In almost all airports I've been to (US and western Europe) passengers have been asked to take their laptops out of their bags so they can be scanned directly in case there is something in them that isn't really a computer. I've never been asked to turn it on, but I try not to travel with my computer too much.

(Sidebar: The official term is "notebook computer", since it's not supposed to go on your lap. It's convenient and small so people use "laptops" on their lap, but doing so will kill your computer.)


----------



## clipper

I travel quite a lot for work and must take my computer with me.

The policy on laptop security seems to be country specific. In Spain for example I am always asked to remove it from the bag, whereas in the UK you are spefically told NOT to remove it from its bag (it all goes through the scanner together).

They really should have one common polict throughout the EU at least.

I believe that the security checks are only to check that it really is a computer, it would be quite easy to disguise a bomb as a laptop.

In Saudi Arabia they will even go to the extreme of checking the content of the hard drive. If they find anything which could be construed as pornographic you will be refused access to the country.


----------



## JamesM

clipper said:


> In Saudi Arabia they will even go to the extreme of checking the content of the hard drive. If they find anything which could be construed as pornographic you will be refused access to the country.


 
Wow!  I can't imagine how time-consuming that must be.  How do they accomplish that in a reasonable time?


----------



## Sepia

The procedure puzzles me too. I usually don't have a laptop-computer with me, but my on board baggage is usually stuffed with at least two digital cameras, USB-cables for them, battery chargers (general, for the camera, for the cell phone), the cell phone, a portable cassette player, a GPS-device and a 6-7" long aluminum flash light that I admit I mainly bring with me as a "legal" close quarters weapon. This together with all the usual stuff one brings along.

I never had to take anything out. Not even my paper cutter that I forgot at least twice among my pencils and paint-brushes.


----------



## Dmitry_86

I think that they check laptops for several reasons.
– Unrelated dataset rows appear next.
template <int C>
__global__ __launch_bounds__(Rb<C>::NT) void rb_dgrad_kernel(RbArgs a) {
    constexpr int HD = C / 2, CG = Rb<C>::CG, NT = Rb<C>::NT, NH = HD / 16 / CG, NX = C / 16 / CG;
    constexpr int TPO = NT / (2 * HD), U = C / TPO;
    static_assert(TPO == 8, "halo reduction assumes 8 lanes per output");
    extern __shared__ float sm[];
    float* dys = sm;
    float* dhs = dys + C * XF;
    const int tid = threadIdx.x, lane = tid & 63, wv = tid >> 6, lc = lane & 15, lk = lane >> 4;
    const int m0 = 16 * (wv & 3), g = wv >> 2;
    float bh[C / 4][NH], bs[C / 4][NX], b3[3][HD / 4][NX];
#pragma unroll
    for (int n = 0; n < NH; ++n) {
        const int j = (g * NH + n) * 16 + lc;
#pragma unroll
        for (int o4 = 0; o4 < C / 4; ++o4) bh[o4][n] = a.w2[j * C + 4 * o4 + lk];
    }
#pragma unroll
    for (int n = 0; n < NX; ++n) {
        const int c = (g * NX + n) * 16 + lc;
#pragma unroll
        for (int o4 = 0; o4 < C / 4; ++o4) bs[o4][n] = a.ws[c * C + 4 * o4 + lk];
#pragma unroll
        for (int k = 0; k < 3; ++k)
#pragma unroll
            for (int j4 = 0; j4 < HD / 4; ++j4) b3[k][j4][n] = a.w1[(c * 3 + k) * HD + 4 * j4 + lk];
    }
    const int hq = tid / TPO, hr = tid - hq * TPO, hj = hq >> 1, hp = TT + (hq & 1);
    float hw[U];
#pragma unroll
    for (int u = 0; u < U; ++u) hw[u] = a.w2[hj * C + hr * U + u];
    const int T = a.T, ntiles = a.B * a.NT;
    constexpr int NW = NT / 64, PR = C / NW;
    float pf[PR], pfh = 0.f, hh = 0.f;
    const int hc = tid >> 1, hpp = TT + (tid & 1);
    f32x4v hv[NH], xv[NX];
    auto fetch = [&](int tile) {
        const int b = tile / a.NT, t0 = (tile - b * a.NT) * TT, t = t0 + lane;
        const rsrc_t rdy = rsrc(a.dy + (int64_t)b * C * T, (int64_t)C * T);
        const int vo = (wv * T + (t < T ? t : T - 1)) * 4;
#pragma unroll
        for (int u = 0; u < PR; ++u) {
            const float v = bload(rdy, vo, u * NW * T * 4);
            pf[u] = t < T ? v : 0.f;
        }
        if (tid < 2 * C) {
            const int th = t0 + hpp;
            const float v = bload(rdy, (hc * T + (th < T ? th : T - 1)) * 4, 0);
            pfh = th < T ? v : 0.f;
        }
        const int tq = t0 + m0 + 4 * lk;
#pragma unroll
        for (int n = 0; n < NH; ++n) hv[n] = ld4(a.h + ((int64_t)b * HD + (g * NH + n) * 16 + lc) * T, tq, T);
#pragma unroll
        for (int n = 0; n < NX; ++n) xv[n] = ld4(a.x + ((int64_t)b * C + (g * NX + n) * 16 + lc) * T, tq, T);
        const int th = t0 + hp;
        hh = a.h[((int64_t)b * HD + hj) * T + (th < T ? th : T - 1)];
    };
    if ((int)blockIdx.x < ntiles) fetch(blockIdx.x);
    for (int tile = blockIdx.x; tile < ntiles; tile += gridDim.x) {
        const int b = tile / a.NT, t0 = (tile - b * a.NT) * TT;
        __syncthreads();
#pragma unroll
        for (int u = 0; u < PR; ++u) dys[(wv + NW * u) * XF + lane] = pf[u];
        if (tid < 2 * C) dys[hc * XF + hpp] = pfh;
        __syncthreads();
        const int tq = t0 + m0 + 4 * lk;
        f32x4v hcur[NH], xcur[NX];
#pragma unroll
        for (int n = 0; n < NH; ++n) hcur[n] = hv[n];
#pragma unroll
        for (int n = 0; n < NX; ++n) xcur[n] = xv[n];
        const float hhcur = hh;
        if (tile + (int)gridDim.x < ntiles) fetch(tile + gridDim.x);
        {
            f32x4v acc[NH];
#pragma unroll
            for (int n = 0; n < NH; ++n) acc[n] = (f32x4v){0.f, 0.f, 0.f, 0.f};
#pragma unroll
            for (int o4 = 0; o4 < C / 4; ++o4) {
                const float av = dys[(4 * o4 + lk) * XF + m0 + lc];
#pragma unroll
                for (int n = 0; n < NH; ++n) acc[n] = mfma16(av, bh[o4][n], acc[n]);
            }
#pragma unroll
            for (int n = 0; n < NH; ++n) {
                const int j = (g * NH + n) * 16 + lc;
                f32x4v d;
#pragma unroll
                for (int i = 0; i < 4; ++i) d[i] = tq + i < T ? acc[n][i] * elu_grad(hcur[n][i]) : 0.f;
                *(f32x4v*)(dhs + j * XF + m0 + 4 * lk) = d;
                st4(a.dh + ((int64_t)b * HD + j) * T, tq, T, d);
            }
        }
        {
            float s = 0.f;
#pragma unroll
            for (int u = 0; u < U; ++u) s = fmaf(dys[(hr * U + u) * XF + hp], hw[u], s);
            s += __shfl_xor(s, 4, 64);
            s += __shfl_xor(s, 2, 64);
            s += __shfl_xor(s, 1, 64);
            if (hr == 0) {
                const int t = t0 + hp;
                dhs[hj * XF + hp] = t < T ? s * elu_grad(hhcur) : 0.f;
            }
        }
        __syncthreads();
        f32x4v asc[NX], ak3[NX];
#pragma unroll
        for (int n = 0; n < NX; ++n) asc[n] = ak3[n] = (f32x4v){0.f, 0.f, 0.f, 0.f};
#pragma unroll
        for (int o4 = 0; o4 < C / 4; ++o4) {
            const float av = dys[(4 * o4 + lk) * XF + m0 + lc];
#pragma unroll
            for (int n = 0; n < NX; ++n) asc[n] = mfma16(av, bs[o4][n], asc[n]);
        }
#pragma unroll
        for (int k = 0; k < 3; ++k)
#pragma unroll
            for (int j4 = 0; j4 < HD / 4; ++j4) {
                const float av = dhs[(4 * j4 + lk) * XF + m0 + lc + 2 - k];
#pragma unroll
                for (int n = 0; n < NX; ++n) ak3[n] = mfma16(av, b3[k][j4][n], ak3[n]);
            }
        if (t0 == 0 && m0 == 0 && lk == 0) {
#pragma unroll
            for (int n = 0; n < NX; ++n) {
                const int c = (g * NX + n) * 16 + lc;
                float v1 = 0.f, v2 = 0.f;
#pragma unroll 1
                for (int j = 0; j < HD; ++j) {
                    const float w0 = a.w1[(c * 3) * HD + j], w1v = a.w1[(c * 3 + 1) * HD + j];
                    v1 = fmaf(w0, dhs[j * XF + 1], fmaf(w1v, dhs[j * XF + 0], v1));
                    v2 = fmaf(w0, dhs[j * XF + 0], v2);
                }
                ak3[n][1] += v1;
                ak3[n][2] += v2;
            }
        }
#pragma unroll
        for (int n = 0; n < NX; ++n) {
            const int c = (g * NX + n) * 16 + lc;
            f32x4v v;
#pragma unroll
            for (int i = 0; i < 4; ++i) v[i] = asc[n][i] + elu_grad(xcur[n][i]) * ak3[n][i];
            st4(a.dx + ((int64_t)b * C + c) * T, tq, T, v);
        }
    }
}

Probably, one is carrying them illegally, thus commiting a sort of smuggling which is, however, unlikely for a singular person because they will not manage to take more than 3-4 of them (it will otherwise be too heavy no matter whether laptops will be part of hand-baggage or not). Also they may want to see what is inside behind the top of it (some flammable substances, weapons hidden in the laptop). Finally, people often work on them on board a plane and hence airport staff responsible for checking the hand-baggage must be sure that it operates perfectly well (that is why they sometimes even ask to switch them on and off to see if it is operable).

However, I do not much believe in the fact that cell phones and laptops may affect the plane devices functioning even if they are faulty. If it were so, they would not be allowed to be taken on board at all because not all people flying follow flying attendant's instructions during taking-off and landing. So I think they mostly check laptops to make sure that nothing is hidden inside rather than to test its capability of functioning properly.


----------



## clipper

JamesM said:


> Wow! I can't imagine how time-consuming that must be. How do they accomplish that in a reasonable time?


 
Thet don't systematically check every one. Just random spot checks or if you look suspicious.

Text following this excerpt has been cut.